** MATERIAL TO PROCESS follows **

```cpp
template <int B>
__device__ __forceinline__ void back_q_load(
    BackQIn<B>& in, const int bx_, const int by_, const Model& M, const TreeDev& T, const int* __restrict__ nodes, int b,
    const int* __restrict__ active, const double* __restrict__ Zall, const double* __restrict__ wall, const double* __restrict__ Hall,
    const double* __restrict__ Minv, int s0) {
    constexpr int NT = (B + 16) / 16;
    constexpr size_t CT = (size_t)NT * NT * 256;
    const int s = active ? active[by_ + s0] : (int)by_ + s0;
    in.s = s;
    if (s < 0) return;
    const int4 kp = reinterpret_cast<const int4*>(nodes)[bx_];
    in.kp = kp;
    const int k = kp.x, par = kp.y, cleaf = kp.z;
    const int crole = kp.w >> 28, cinfo = kp.w & 0x0fffffff;
    const int tid = threadIdx.x, lane = tid & 63, lg = lane >> 4, jj = lane & 15;
    const int wv = __builtin_amdgcn_readfirstlane(tid >> 6);
    const int n = M.n, Hn = M.Hn;
    in.x = 0.0;
    if (tid < B) in.x = wall[((size_t)s * n + k) * B + tid];
    if (par >= 0) {
        if (cleaf) {
            TileIO<B>::load(Minv + (size_t)(cleaf - 1) * CT, wv, lg, jj, in.zr);
        } else {
            TileIO<B>::load(Zall + ((size_t)s * n + k) * CT, wv, lg, jj, in.zr);
        }
        const int col = 16 * wv + jj, p = col >> 1, t1 = col & 1;
        if (crole != 2 && col < b) {
            const double* hk = Hall + ((size_t)s * n + k) * Hn * 4 + p * 4 + t1 * 2;
            in.hk0 = hk[0];
            in.hk1 = hk[1];
            if (crole == 1) {
                const double* h2 = T.cH2 + ((size_t)s * T.n_comp + cinfo) * Hn * 4 + p * 4 + t1 * 2;
                in.h20 = h2[0];
                in.h21 = h2[1];
            }
        }
    }
}

template <int B>
__device__ __forceinline__ double back_q_compute(
    const BackQIn<B>& in, const Model& M, const TreeDev& T, int b, int N, int Nc, double* __restrict__ xall, double* __restrict__ step,
    const double* __restrict__ lfK, const double* __restrict__ lfS, const double* xp, const double* xc) {
    constexpr int NT = (B + 16) / 16;
    constexpr size_t CT = (size_t)NT * NT * 256;
    const int s = in.s;
    const int k = in.kp.x, par = in.kp.y, cleaf = in.kp.z;
    const int crole = in.kp.w >> 28, cinfo = in.kp.w & 0x0fffffff;
    const int tid = threadIdx.x, lane = tid & 63, lg = lane >> 4, jj = lane & 15;
    const int wv = __builtin_amdgcn_readfirstlane(tid >> 6);
    const int n = M.n, c = M.c, Hn = M.Hn;
    double* xs = xall + (size_t)s * n * B;
    constexpr int RP = 16 * NT > 64 ? 16 * NT : 64;
    __shared__ double part[NT][RP];
    __shared__ double mcl[RP * 2], zl[RP];
    double x = in.x;
    if (par >= 0) {
        const int col = 16 * wv + jj, p = col >> 1, t1 = col & 1;
        double tv = 0.0;
        if (crole == 2) {
            double hr[NT * 4];
            TileIO<B>::load(T.cF + (((size_t)s * T.n_comp + cinfo) * 3 + 2) * CT, wv, lg, jj, hr);
            const double xpc = col < b ? xp[col] : 0.0;
#pragma unroll
            for (int e = 0; e < NT * 4; ++e)
                if (16 * (e >> 2) + 4 * (e & 3) < B) {
                    const double r = row_sum16(hr[e] * xpc);
                    if (jj == 0) part[wv][16 * (e >> 2) + lg + 4 * (e & 3)] = r;
                }
            lds_barrier();
            if (tid < B) {
                double acc = part[0][tid];
#pragma unroll
                for (int w2 = 1; w2 < NT; ++w2) acc += part[w2][tid];
                zl[tid] = acc;
            }
            lds_barrier();
            tv = col < b ? zl[col] : 0.0;
            lds_barrier();
        } else if (col < b) {
            tv = fma(in.hk1, xp[2 * p + 1], in.hk0 * xp[2 * p]);
            if (crole == 1) tv += fma(in.h21, xc[2 * p + 1], in.h20 * xc[2 * p]);
        }
        if (cleaf && tid < 2) zl[tid] = tv;
        const double tvs = (cleaf && col < 2) ? 0.0 : tv;
        __builtin_amdgcn_sched_barrier(0);
#pragma unroll
        for (int e = 0; e < NT * 4; ++e)
            if (16 * (e >> 2) + 4 * (e & 3) < B) {
                const double r = row_sum16(in.zr[e] * tvs);
                if (jj == 0) part[wv][16 * (e >> 2) + lg + 4 * (e & 3)] = r;
// ... 106 lines not shown
```

Baseline: 159,700.

## Software-pipeline child Schur tile sums and push-GEMM operand loads

The child-contribution summation now double-buffers tile loads in two halves, so the next child's loads are issued while the current one is accumulated. The push GEMM prefetches its A operands several steps ahead in a rotating register buffer and issues the Hd tile loads in two halves partway through the MFMA loop instead of after it. The aim is to hide global-memory latency behind arithmetic, at the cost of higher register pressure, which may reduce occupancy or cause spills. It also adds debug-stamp fields.

Result: no change. 159,300, median of 2 (-0.3%).

```diff
diff --git a/harmonic-power-flow_amd/csrc/hpf_quad.hpp b/harmonic-power-flow_amd/csrc/hpf_quad.hpp
--- a/harmonic-power-flow_amd/csrc/hpf_quad.hpp
+++ b/harmonic-power-flow_amd/csrc/hpf_quad.hpp
@@ -83,6 +83,18 @@
         }
         v[NE - 1] = in ? base[off1(wv, lg, jj)] : 0.0;
     }
+    static_assert(NP >= NT && NE <= 4 * NT, "both halves fit NT * 2 values");
+    template <int HI>
+    __device__ static __forceinline__ void load_half_raw(const double* base, int wv, int lg, int jj, double (&v)[NT * 2]) {
+        const int jc = ok(wv, jj) ? jj : 0;
+#pragma unroll
+        for (int p = HI ? NT : 0; p < (HI ? NP : NT); ++p) {
+            const double2 t = *reinterpret_cast<const double2*>(base + off2(p, wv, lg, jc));
+            v[2 * (p - (HI ? NT : 0))] = t.x;
+            v[2 * (p - (HI ? NT : 0)) + 1] = t.y;
+        }
+        if (HI) v[NE - 1 - 2 * NT] = base[off1(wv, lg, jc)];
+    }
     __device__ static __forceinline__ void store(double* base, int wv, int lg, int jj, const double (&v)[NT * 4]) {
         if (!ok(wv, jj)) return;
 #pragma unroll
@@ -116,6 +128,13 @@
 #endif
 #ifndef HPF_Q100_OCC
 #define HPF_Q100_OCC 2
+#endif
+#ifndef HPF_PUSH_DEPTH
+#define HPF_PUSH_DEPTH 5
+#endif
+#ifndef HPF_PUSH_HD_LO
+#define HPF_PUSH_HD_LO 8
+#define HPF_PUSH_HD_HI 11
 #endif
 #ifndef HPF_Q_OCC
 #define HPF_Q_OCC 4
@@ -921,24 +940,45 @@
     }
     HPF_STAMP(st1);
 
-    for (int i = 1; i < n_den; ++i) {
-        const int ch = i == 1 ? nd2.w : (i == 2 ? nd3.x : (i == 3 ? nd3.y : T.dchild[den_beg + i]));
-        const double* Cc = Cs + (size_t)ch * CT;
-        double tmp[NT * 4];
-        TileIO<B>::load(Cc, wv, lg, jj, tmp);
-        __builtin_amdgcn_sched_barrier(0);
-#pragma unroll
-        for (int e = 0; e < NT * 4; ++e)
-            if (16 * (e >> 2) + 4 * (e & 3) < B) sumc[e] += tmp[e];
-        __builtin_amdgcn_sched_barrier(0);
-    }
-    if (cmp_c) {
-        double tmp[NT * 4];
-        TileIO<B>::load(T.cF + ((size_t)s * T.n_comp + cmp_ci) * 3 * CT, wv, lg, jj, tmp);
-        __builtin_amdgcn_sched_barrier(0);
-#pragma unroll
-        for (int e = 0; e < NT * 4; ++e)
-            if (16 * (e >> 2) + 4 * (e & 3) < B) sumc[e] += tmp[e];
+    {
+        const int n_ch = n_den > 0 ? n_den - 1 : 0, n_mem = n_ch + (cmp_c ? 1 : 0);
+        const double* const cFk = T.cF + ((size_t)s * T.n_comp + cmp_ci) * 3 * CT;
+        int idn = 0;
+        auto member = [&](const int m) -> const double* {
+            if (m >= n_ch) return cFk;
+            const int ch = m == 0 ? nd2.w : (m == 1 ? nd3.x : (m == 2 ? nd3.y : idn));
+            return Cs + (size_t)ch * CT;
+        };
+        if (n_mem > 0) {
+            constexpr int NH = NT * 2, NE = TileIO<B>::NE;
+            double lo[NH], hi[NH];
+            const double* cur = member(0);
+            TileIO<B>::template load_half_raw<0>(cur, wv, lg, jj, lo);
+            TileIO<B>::template load_half_raw<1>(cur, wv, lg, jj, hi);
+            for (int m = 0; m + 1 < n_mem; ++m) {
+                cur = member(m + 1);
+                if (m > 0 && m + 3 < n_den) idn = T.dchild[den_beg + m + 3];
+                __builtin_amdgcn_sched_barrier(0);
+#pragma unroll
+                for (int e = 0; e < NH; ++e) sumc[e] += lo[e];
+                __builtin_amdgcn_sched_barrier(0);
+                TileIO<B>::template load_half_raw<0>(cur, wv, lg, jj, lo);
+                __builtin_amdgcn_sched_barrier(0);
+#pragma unroll
+                for (int e = NH; e < NE; ++e) sumc[e] += hi[e - NH];
+                __builtin_amdgcn_sched_barrier(0);
+                TileIO<B>::template load_half_raw<1>(cur, wv, lg, jj, hi);
+            }
+            __builtin_amdgcn_sched_barrier(0);
+#pragma unroll
+            for (int e = 0; e < NH; ++e) sumc[e] += lo[e];
+#pragma unroll
+            for (int e = NH; e < NE; ++e) sumc[e] += hi[e - NH];
+            if (!TileIO<B>::ok(wv, jj)) {
+#pragma unroll
+                for (int e = 0; e < NE; ++e) sumc[e] = 0.0;
+            }
+        }
     }
 #pragma unroll
     for (int e = 0; e < NT * 4; ++e)
@@ -1225,20 +1265,32 @@
         d4_t pt[NT];
 #pragma unroll
         for (int tr = 0; tr < NT; ++tr) pt[tr] = d4_t{0.0, 0.0, 0.0, 0.0};
+        constexpr int PD = HPF_PUSH_DEPTH < B / 4 ? HPF_PUSH_DEPTH : B / 4;
+        double aop[PD + 1][NT];
+        double hdl[NT * 2], hdh[NT * 2];
+#pragma unroll
+        for (int g = 0; g < PD; ++g)
+#pragma unroll
+            for (int tr = 0; tr < NT; ++tr) aop[g][tr] = Ga[((size_t)g * NT + tr) * 64];
+        constexpr int HLO = (B / 4) * HPF_PUSH_HD_LO / 13, HHI = (B / 4) * HPF_PUSH_HD_HI / 13;
+        static_assert(HLO < B / 4 && HHI < B / 4, "both halves of Hd are requested inside the P loop");
 #pragma unroll
         for (int st = 0; st < B / 4; ++st) {
-            double aop[NT];
-#pragma unroll
-            for (int tr = 0; tr < NT; ++tr) aop[tr] = Ga[((size_t)st * NT + tr) * 64];
-#pragma unroll
-            for (int tr = 0; tr < NT; ++tr) pt[tr] = __builtin_amdgcn_mfma_f64_16x16x4f64(aop[tr], ct[st >> 2][st & 3], pt[tr], 0, 0, 0);
-        }
+            __builtin_amdgcn_sched_barrier(0);
+            if (st == HLO) TileIO<B>::template load_half_raw<0>(Fk + 2 * CT, wv, lg, jj, hdl);
+            if (st == HHI) TileIO<B>::template load_half_raw<1>(Fk + 2 * CT, wv, lg, jj, hdh);
+            if (st + PD < B / 4) {
+#pragma unroll
+                for (int tr = 0; tr < NT; ++tr) aop[(st + PD) % (PD + 1)][tr] = Ga[((size_t)(st + PD) * NT + tr) * 64];
+            }
+            __builtin_amdgcn_sched_barrier(0);
+#pragma unroll
+            for (int tr = 0; tr < NT; ++tr) pt[tr] = __builtin_amdgcn_mfma_f64_16x16x4f64(aop[st % (PD + 1)][tr], ct[st >> 2][st & 3], pt[tr], 0, 0, 0);
+        }
+        HPF_STAMP(st2);
         double hd[NT * 4];
-        TileIO<B>::load(Fk + 2 * CT, wv, lg, jj, hd);
-        if (col >= B) {
-#pragma unroll
-            for (int e = 0; e < NT * 4; ++e) hd[e] = 0.0;
-        }
+#pragma unroll
+        for (int e = 0; e < B / 4; ++e) hd[e] = col >= B ? 0.0 : (e < NT * 2 ? hdl[e] : hdh[e - NT * 2]);
         constexpr int PS = B + 1;
         constexpr int TRP = NT < 4 ? NT : 4;
         double* const pl = lds_.pbuf;
@@ -1276,7 +1328,8 @@
         st6 = __builtin_amdgcn_s_memtime();
         long long* o = dbg + ((size_t)s * n + k) * 8;
         o[0] = st1 - st0;
-        o[1] = (((sa - st0) >> 4) & 0xffff) | ((((sc - sa) >> 4) & 0xffff) << 16) | (1ll << 62);
+        o[1] = (((sa - st0) >> 4) & 0xffff) | ((((sc - sa) >> 4) & 0xffff) << 16) | ((((st3 - st1) >> 4) & 0xffff) << 32) |
+               ((long long)(crole & 3) << 48) | ((((st2 ? st2 - st5 : 0) >> 4) & 0xfff) << 50) | (1ll << 62);
         o[4] = (((sd1 - st0) >> 4) & 0xffff) | ((((sd2 - sd1) >> 4) & 0xffff) << 16) | ((((sd3 - sd2) >> 4) & 0xffff) << 32) |
                ((((sa - sd3) >> 4) & 0xffff) << 48);
         o[2] = ((gown >> 4) & 0xfffff) | (((gwait >> 4) & 0xfffff) << 20) | (((gmf >> 4) & 0xfffff) << 40);
```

** End of MATERIAL TO PROCESS **

### EXERCISE
Filter the lines above, keeping each one that contains the string "Minv".

### EXERCISE SOLUTION
    const double* __restrict__ Minv, int s0) {
            TileIO<B>::load(Minv + (size_t)(cleaf - 1) * CT, wv, lg, jj, in.zr);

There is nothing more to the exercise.